### About this exercise
Give the data again exactly, from its opening line through the line in which "hi_p) == cudaSuccess &&" appears.

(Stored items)

extern "C" int tgb200_host_pin(void* buf, int64_t bytes, int32_t threads, int32_t device) {
  if (!buf || bytes <= 0) return fail(TGB200_ERR_INVALID, "bad argument");
  CK(cudaSetDevice(device));
  const size_t page = 4096, n = (size_t)bytes;
  const int nt = threads < 1 ? 1 : (threads > 32 ? 32 : threads);
  volatile unsigned char* b = static_cast<volatile unsigned char*>(buf);
  auto touch = [=](size_t lo, size_t hi) { for (size_t o = lo; o < hi; o += page) b[o] = 0; };
// ... 85 lines not shown
  A(h->d.alloc(h->V)); A(h->dsrc.alloc(h->N));
  A(h->stats.alloc(h->N)); A(h->rowaux.alloc((size_t)2 * h->N)); A(h->rdot.alloc(h->N));
  if (h->bf16) {
    int nc = h->N >= 32768 ? 4 : (h->N >= 8192 ? 2 : 1);
    if (const char* e = getenv("TGB200_CHUNKS")) nc = atoi(e);
    if (nc < 1) nc = 1;
    if (nc > 8) nc = 8;
    if (h->constrained) nc = 1;
    while (nc > 1 && h->N / nc < 1024) --nc;
    h->nchunks = nc;
    for (int c = 0; c <= nc; ++c) h->chunk_row[c] = c == nc ? h->N : (int)round_up((int64_t)c * h->N / nc, 256);
  }
  if (h->nchunks > 1) {
    int lo_p = 0, hi_p = 0;
    cudaDeviceGetStreamPriorityRange(&lo_p, &hi_p);
    const int mid_p = hi_p < lo_p ? hi_p + 1 : lo_p;
    bool ok = cudaStreamCreateWithPriority(&h->hi, cudaStreamNonBlocking, hi_p) == cudaSuccess &&
              cudaStreamCreateWithPriority(&h->sf, cudaStreamNonBlocking, mid_p) == cudaSuccess &&
              cudaStreamCreateWithPriority(&h->lo, cudaStreamNonBlocking, lo_p) == cudaSuccess;
    cudaEvent_t* evs[5] = {&h->ev_fork, &h->ev_join_hi, &h->ev_join_lo, &h->ev_join_sf, &h->ev_loss};
    for (auto e : evs) ok = ok && cudaEventCreateWithFlags(e, cudaEventDisableTiming) == cudaSuccess;
    for (int c = 0; c < 8; ++c)
      ok = ok && cudaEventCreateWithFlags(&h->ev_g[c], cudaEventDisableTiming) == cudaSuccess &&
           cudaEventCreateWithFlags(&h->ev_a[c], cudaEventDisableTiming) == cudaSuccess &&
           cudaEventCreateWithFlags(&h->ev_f[c], cudaEventDisableTiming) == cudaSuccess;
    if (!ok) A(fail(TGB200_ERR_CUDA, "stream / event creation failed: %s", cudaGetErrorString(cudaGetLastError())));
    h->pipelined = ok;
  }
  h->tc.num_sms = prop.multiProcessorCount;
  if (h->nchunks > 1) {
    h->fwd_splits = 1;
  } else if (h->tcm) {
    h->fwd_splits = tc_forward_splits(h->tc.num_sms, h->N, h->V, h->Ke);
    if (h->x3) h->fwd_splits = std::max(h->fwd_splits, tc_splits_for_chain(h->N, 2048));
  } else {
    const int tiles = (int)(ceil_div(h->V, 128) * ceil_div(h->Ke, 128));
    h->fwd_splits = std::clamp((int)ceil_div(2 * h->tc.num_sms, tiles), 1, (int)ceil_div(h->N, 512));
  }
  if (h->fwd_splits > 1) A(h->Ypart.alloc((size_t)h->fwd_splits * vk));
  A(h->Y.alloc(vk + kTail));
  if (!h->tcm) A(h->dY.alloc(vk));
  if (h->constrained) {
    A(h->Fl.alloc(h->N)); A(h->mF.alloc(h->N)); A(h->vF.alloc(h->N)); A(h->fsig.alloc(h->N));
    A(h->Sf.alloc((size_t)h->N * h->Ke)); A(h->fscal.alloc(4));
// ... 183 lines not shown

static int zero_moments(tgb200_mapper* h, cudaStream_t s) {
  if (h->bf16) CK(cudaMemsetAsync(h->mb.p, 0, h->mb.n * sizeof(__nv_bfloat16), s));
  else CK(cudaMemsetAsync(h->m.p, 0, h->m.n * sizeof(float), s));
  CK(cudaMemsetAsync(h->v.p, 0, h->v.n * sizeof(float), s));
  return TGB200_OK;
}

static int reset_optimizer(tgb200_mapper* h, cudaStream_t s) {
  CKS(zero_moments(h, s));
  if (h->bf16) CK(cudaMemsetAsync(h->rcenter.p, 0, h->rcenter.n * sizeof(float), s));
  h->step = 0;
  h->hist_len = 0;
  h->in_step = false;
  h->p_state = PState::stale;
  h->fwd_ahead = false;
  return TGB200_OK;
}

extern "C" int tgb200_reset_adam(tgb200_mapper* h, void* stream) {
  if (!h) return fail(TGB200_ERR_INVALID, "null handle");
  if (h->in_step) return fail(TGB200_ERR_STATE, "reset_adam inside a step");
  cudaStream_t s = (cudaStream_t)stream;
  CK(cudaSetDevice(h->cfg.device));
  CKS(zero_moments(h, s));
  if (h->constrained) {
    CK(cudaMemsetAsync(h->mF.p, 0, h->mF.n * sizeof(float), s));
    CK(cudaMemsetAsync(h->vF.p, 0, h->vF.n * sizeof(float), s));
  }
  h->step = 0;
  return TGB200_OK;
// ... 339 lines not shown

static cudaStream_t work_stream(tgb200_mapper* h, cudaStream_t s) { return (h->pipelined && !h->serial) ? h->hi : s; }
static cudaStream_t update_stream(tgb200_mapper* h, cudaStream_t s) { return (h->pipelined && !h->serial) ? h->lo : s; }
static int fork_streams(tgb200_mapper* h, cudaStream_t s) {
  if (!h->pipelined || h->serial || h->defer_join) return TGB200_OK;
  CK(cudaEventRecord(h->ev_fork, s));
  CK(cudaStreamWaitEvent(h->hi, h->ev_fork, 0));
  return TGB200_OK;
}
static int join_streams(tgb200_mapper* h, cudaStream_t s) {
  if (!h->pipelined || h->serial || h->defer_join) return TGB200_OK;
  CK(cudaEventRecord(h->ev_join_hi, h->hi));
  CK(cudaStreamWaitEvent(s, h->ev_join_hi, 0));
  CK(cudaEventRecord(h->ev_join_lo, h->lo));
  CK(cudaStreamWaitEvent(s, h->ev_join_lo, 0));
  CK(cudaEventRecord(h->ev_join_sf, h->sf));
  CK(cudaStreamWaitEvent(s, h->ev_join_sf, 0));
  return TGB200_OK;
}

static int forward_chunk(tgb200_mapper* h, cudaStream_t s, int c, int fresh, const float* lseA, float* lseT) {
  float* rowaux = needs_rowaux(h->cfg) ? h->rowaux.p : nullptr;
  if (!h->plan_fwd.ready)
    CKS(tc_forward_plan(h->tc, h->plan_fwd, h->Pb.p, (size_t)h->N * h->ld, h->Sxs.p, (size_t)h->N * h->Ke, 1, h->N, h->V, h->Ke, h->ld,
                        g_err, sizeof(g_err)));
  const int r0 = h->nchunks > 1 ? h->chunk_row[c] : 0, r1 = h->nchunks > 1 ? h->chunk_row[c + 1] : h->N;
  if (h->a_valid && h->pipelined && !h->serial) CK(cudaStreamWaitEvent(s, h->ev_a[c], 0));
  k_row_norm<<<(unsigned)ceil_div(r1 - r0, 256), 256, 0, s>>>(fresh, h->zsum.p, h->pxsum.p, h->l1sum.p, h->l2sum.p,
                                                             lseA, lseT, h->inv_zt.p, h->stats.p, rowaux, r0, r1);
  LAUNCH_CHECK("row_norm");
  const long long nq = (long long)(r1 - r0) * (h->Ke / 4);
  k_scale_rows_bf16<<<(unsigned)ceil_div(nq, 256), 256, 0, s>>>(s_act(h), h->inv_zt.p, r0, r1, h->Ke, h->Sxs.p);
  LAUNCH_CHECK("scale_rows");
  if (h->nchunks > 1) {
    CKS(tc_forward_launch_rows(h->tc, h->plan_fwd, h->Y.p, c > 0 ? 1 : 0, r0, r1, h->V, h->Ke, s, g_err, sizeof(g_err)));
    mark(h, s, "tc_gemm_fwd");
  }
  return TGB200_OK;
}

static int forward_pass(tgb200_mapper* h, cudaStream_t s, int want_entropy) {
  float* rowaux = needs_rowaux(h->cfg) ? h->rowaux.p : nullptr;
  if (h->bf16) {
    if (h->p_state == PState::stale) {
      CKS(launch_softmax_rows<__nv_bfloat16>(h, s, h->Pb.p, 1, rowaux));
      h->p_state = PState::fresh;
    }
    if (h->fwd_ahead) {
      h->fwd_ahead = false;
      for (int c = 0; c < h->nchunks; ++c) CK(cudaStreamWaitEvent(s, h->ev_f[c], 0));
      if (h->nchunks > 1) return TGB200_OK;
    } else {
      for (int c = 0; c < h->nchunks; ++c) CKS(forward_chunk(h, s, c, h->p_state == PState::fresh ? 1 : 0, h->lseA, h->lseT));
    }
    if (h->nchunks > 1) return TGB200_OK;
  } else if (h->x3) {
    CKS(launch_softmax_rows<float>(h, s, (float*)nullptr, want_entropy, rowaux, Split3{h->Pb.p, (size_t)h->N * h->ld}));
  } else {
    CKS(launch_softmax_rows<float>(h, s, h->Pf.p, want_entropy, rowaux));
  }
  const size_t vk = (size_t)h->V * h->Ke;
  float* out = h->fwd_splits > 1 ? h->Ypart.p : h->Y.p;
  if (h->tcm) {
    if (!h->plan_fwd.ready) {
      const __nv_bfloat16* sB = h->bf16 ? h->Sxs.p : h->Sxb.p;
      CKS(tc_forward_plan(h->tc, h->plan_fwd, h->Pb.p, (size_t)h->N * h->ld, sB, (size_t)h->N * h->Ke, h->x3 ? 3 : 1, h->N, h->V, h->Ke,
                          h->ld, g_err, sizeof(g_err)));
    }
    CKS(tc_forward_launch(h->tc, h->plan_fwd, h->x3 ? 6 : 1, out, h->N, h->V, h->Ke, h->fwd_splits, s, g_err, sizeof(g_err)));
// ... 124 lines not shown

static int filter_update(tgb200_mapper* h, cudaStream_t s, const AdamScalars& a) {
  const AdamScalarsF af{a.one_minus_beta1, a.beta2, a.one_minus_beta2, a.step_size, a.bc2_sqrt, a.eps};
  k_filter_update<<<(unsigned)ceil_div(h->N, 256), 256, 0, s>>>(h->N, h->rdot.p, h->fsig.p, h->fscal.p, h->cfg.lambda_count,
                                                                 h->cfg.lambda_f_reg, af, h->Fl.p, h->mF.p, h->vF.p);
  LAUNCH_CHECK("filter_update");
  return TGB200_OK;
}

### Result for this exercise
extern "C" int tgb200_host_pin(void* buf, int64_t bytes, int32_t threads, int32_t device) {
  if (!buf || bytes <= 0) return fail(TGB200_ERR_INVALID, "bad argument");
  CK(cudaSetDevice(device));
  const size_t page = 4096, n = (size_t)bytes;
  const int nt = threads < 1 ? 1 : (threads > 32 ? 32 : threads);
  volatile unsigned char* b = static_cast<volatile unsigned char*>(buf);
  auto touch = [=](size_t lo, size_t hi) { for (size_t o = lo; o < hi; o += page) b[o] = 0; };
// ... 85 lines not shown
  A(h->d.alloc(h->V)); A(h->dsrc.alloc(h->N));
  A(h->stats.alloc(h->N)); A(h->rowaux.alloc((size_t)2 * h->N)); A(h->rdot.alloc(h->N));
  if (h->bf16) {
    int nc = h->N >= 32768 ? 4 : (h->N >= 8192 ? 2 : 1);
    if (const char* e = getenv("TGB200_CHUNKS")) nc = atoi(e);
    if (nc < 1) nc = 1;
    if (nc > 8) nc = 8;
    if (h->constrained) nc = 1;
    while (nc > 1 && h->N / nc < 1024) --nc;
    h->nchunks = nc;
    for (int c = 0; c <= nc; ++c) h->chunk_row[c] = c == nc ? h->N : (int)round_up((int64_t)c * h->N / nc, 256);
  }
  if (h->nchunks > 1) {
    int lo_p = 0, hi_p = 0;
    cudaDeviceGetStreamPriorityRange(&lo_p, &hi_p);
    const int mid_p = hi_p < lo_p ? hi_p + 1 : lo_p;
    bool ok = cudaStreamCreateWithPriority(&h->hi, cudaStreamNonBlocking, hi_p) == cudaSuccess &&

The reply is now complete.